Background
LLMlight is a lightweight library designed to simplify working with language models locally while providing powerful tools for retrieval-augmented workflows. Its core functionalities include chunking, embedding, context aggregation, statistical validation, and memory storage.
The goal of LLMlight is to enable both researchers and practitioners to quickly build and experiment with local language models without relying on cloud services.

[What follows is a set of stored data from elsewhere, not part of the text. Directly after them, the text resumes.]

@@ -1500,10 +1567,36 @@
 		const uint32_t cs = lds.cand_s[consumed];
 		const float cd = lds.cand_d[consumed];
 		stage_row(lds.q2, gv.sp.vectors + (size_t)cs * gv.sp.V, gv.sp.V);
-		const float c2 = MT == 1 ? wave_query_norm(gv.sp, lds.q2) : 0.f;
+		bool filter = false;
+		if constexpr (PRE)
+			filter = rp->pv.codes != nullptr && cd < __builtin_inff();
+		const float c2 = (MT == 1 || (MT == 2 && filter)) ? wave_query_norm(gv.sp, lds.q2) : 0.f;
 		const int pass = R * (64 >> gv.sp.logG);
 		bool bad = false;
-		for (int off = 0; off < submitted && !bad; off += pass) {
+		if constexpr (PRE) {
+			if (filter) {
+				constexpr int PER = 64 / CR;
+				constexpr unsigned long long PASS_BITS = PER * R >= 64 ? ~0ull : (1ull << (PER * R % 64)) - 1ull;
+				static_assert(NCH >= 2 && PER * R <= 64 && CR % R == 0, "full-wave rows; a block of codes is a whole number of f32 passes");
+				for (int blk = 0; blk < submitted && !bad; blk += CR) {
+					const int bn = submitted - blk < CR ? submitted - blk : CR;
+					const unsigned long long left =
+					    prescore_codes<MT, NCH, CR>(gv.sp, rp->pv, rp->dim, lds.q2, c2, lds.kept_s + blk, bn, cd, lds.dist, rp->rejected);
+					rp->pre += (uint32_t)bn;
+					for (int off = 0; off < bn && !bad; off += R) {
+						const int n = bn - off < R ? bn - off : R;
+						const unsigned long long part = (left >> (PER * off)) & PASS_BITS;
+						wave_distances_survivors<MT, NCH, RS, CR>(gv.sp, lds.q2, c2, lds.kept_s + blk + off, part, lds.dist + off);
+						wave_sync();
+						wc.distances += n;
+						const bool b = (lane < n) && (lds.dist[off + lane] < cd);
+						bad = __ballot(b) != 0ull;
+						wave_sync();
+					}
+				}
+			}
+		}
+		for (int off = 0; !filter && off < submitted && !bad; off += pass) {
 			const int n = submitted - off < pass ? submitted - off : pass;
 			wave_distances<MT, NCH, R>(gv.sp, lds.q2, c2, lds.kept_s + off, n, lds.dist);
 			wc.distances += n;
@@ -2206,10 +2299,21 @@
 	float *list_buf;
 	uint32_t list_cap;
 	uint32_t cand_lds_cap;
+	PrescoreView prescore = {nullptr, nullptr, nullptr};
+	uint32_t prescore_refine = 0;
 };
 
 #ifndef VSS_BUILD_WAVES_PER_EU
 #define VSS_BUILD_WAVES_PER_EU(NCH, E) ((NCH) == 6 ? 2 : (((E) >= 8 || (NCH) == 4) ? 3 : 4))
+#endif
+#ifndef VSS_BUILD_CODE_ROWS
+#define VSS_BUILD_CODE_ROWS(NCH, E) (((NCH) == 3 && (E) == 4) ? 4 : (((NCH) <= 3 && (E) <= 4) || ((NCH) == 4 && (E) >= 8)) ? 8 : 16)
+#endif
+#ifndef VSS_BUILD_REFINE_PRESCORE
+#define VSS_BUILD_REFINE_PRESCORE(MT, NCH, E) (!((MT) == 1 && (NCH) == 3 && (E) == 4))
+#endif
+#ifndef VSS_BUILD_SURVIVOR_ROWS
+#define VSS_BUILD_SURVIVOR_ROWS(NCH, E) ((((NCH) == 3 && (E) <= 4) || ((NCH) == 4 && (E) >= 8)) ? 2 : 4)
 #endif
 template <int MT, int NCH, int R, int E>
 __global__ __launch_bounds__(64) __attribute__((amdgpu_waves_per_eu(VSS_BUILD_WAVES_PER_EU(NCH, E), 8))) void
@@ -2226,10 +2330,22 @@
 	float *req_dd = reinterpret_cast<float *>(req_l + a.node_req_cap);
 	stage_row(lds.q, src == EMPTY_SLOT ? a.gv.sp.vectors + (size_t)slot * a.gv.sp.V : a.pending + (size_t)src * a.gv.sp.V,
 	          a.gv.sp.V);
-	const float qa2 = MT == 1 ? wave_query_norm(a.gv.sp, lds.q) : 0.f;
 	WorkCounters wc = {};
 	const int target = a.levels[slot];
-	const SoloScorer<MT, NCH, R> score;
+	constexpr bool PRE = E >= 1 && (NCH == 2 || NCH == 3 || NCH == 4 || NCH == 6);
+	constexpr int CR = VSS_BUILD_CODE_ROWS(NCH, E), RS = VSS_BUILD_SURVIVOR_ROWS(NCH, E) < R ? VSS_BUILD_SURVIVOR_ROWS(NCH, E) : R;
+	typename std::conditional<PRE, BuildScorer<MT, (PRE ? NCH : 2), R, CR, RS>, SoloScorer<MT, NCH, R>>::type score;
+	constexpr bool PRE_REFINE = PRE && VSS_BUILD_REFINE_PRESCORE(MT, NCH, E);
+	RefinePrescore refine_pre;
+	if constexpr (PRE)
+		score.pv = a.prescore, score.dim = a.gv.dim;
+	if constexpr (PRE_REFINE) {
+		refine_pre.pv = a.prescore, refine_pre.dim = a.gv.dim;
+		if (!a.prescore_refine)
+			refine_pre.pv.codes = nullptr;
+	}
+	const float qa2 = (MT == 1 || (PRE && MT == 2 && a.prescore.codes)) ? wave_query_norm(a.gv.sp, lds.q) : 0.f;
+	uint32_t refine_distances = 0;
 	uint32_t closest = descend<MT>(a.gv, lds, qa2, a.entry, a.max_level, target, score, wc);
 	typename std::conditional<E == 0, MemList, WaveList<(E == 0 ? 1 : E)>>::type L;
 	if constexpr (E == 0)
@@ -2255,7 +2371,9 @@
 			L.dump(lds.cand_d, lds.cand_s);
 		}
 		wave_sync();
-		const int kept = refine_candidates<MT, NCH, R>(a.gv, lds, L.size, a.gv.M, wc);
+		const uint32_t before_refine = wc.distances;
+		const int kept = refine_candidates<MT, NCH, R, PRE_REFINE, CR, RS>(a.gv, lds, L.size, a.gv.M, wc, &refine_pre);
+		refine_distances += wc.distances - before_refine;
 		uint32_t *mine = src == EMPTY_SLOT ? a.gv.list_ptr(slot, level)
 		                                   : a.parked + (size_t)node * a.parked_stride + (size_t)level * a.list_cap_max;
 		const uint32_t cap = a.gv.list_cap(level);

It provides: - Easy integration of local knowledge bases (FAISS, JSON, MemVid) - Reproducible training and retrieval pipelines - Tools for statistical validation to separate meaningful signals from noise - Visualization and plotting for better understanding of models and data
Output
Using LLMlight, users can efficiently: - Train and save local language models for specific tasks - Load saved models for inference or further training without retraining - Perform retrieval-augmented queries with statistical significance testing - Build applications such as chat-with-your-PDF, email auto-reply engines, or personal document assistants - Visualize embeddings, layer usage, and memory retrieval via plotting tools
Schematic Overview
The schematic overview of our approach is as follows:
The figure illustrates the end-to-end workflow:
Input data or documents are preprocessed and chunked.
Chunks are embedded and optionally stored in a local database.
A language model uses the chunks and context aggregation strategies for inference.
Retrieval results are statistically validated via null distribution modeling.
Outputs can be visualized, saved, and reused in future sessions.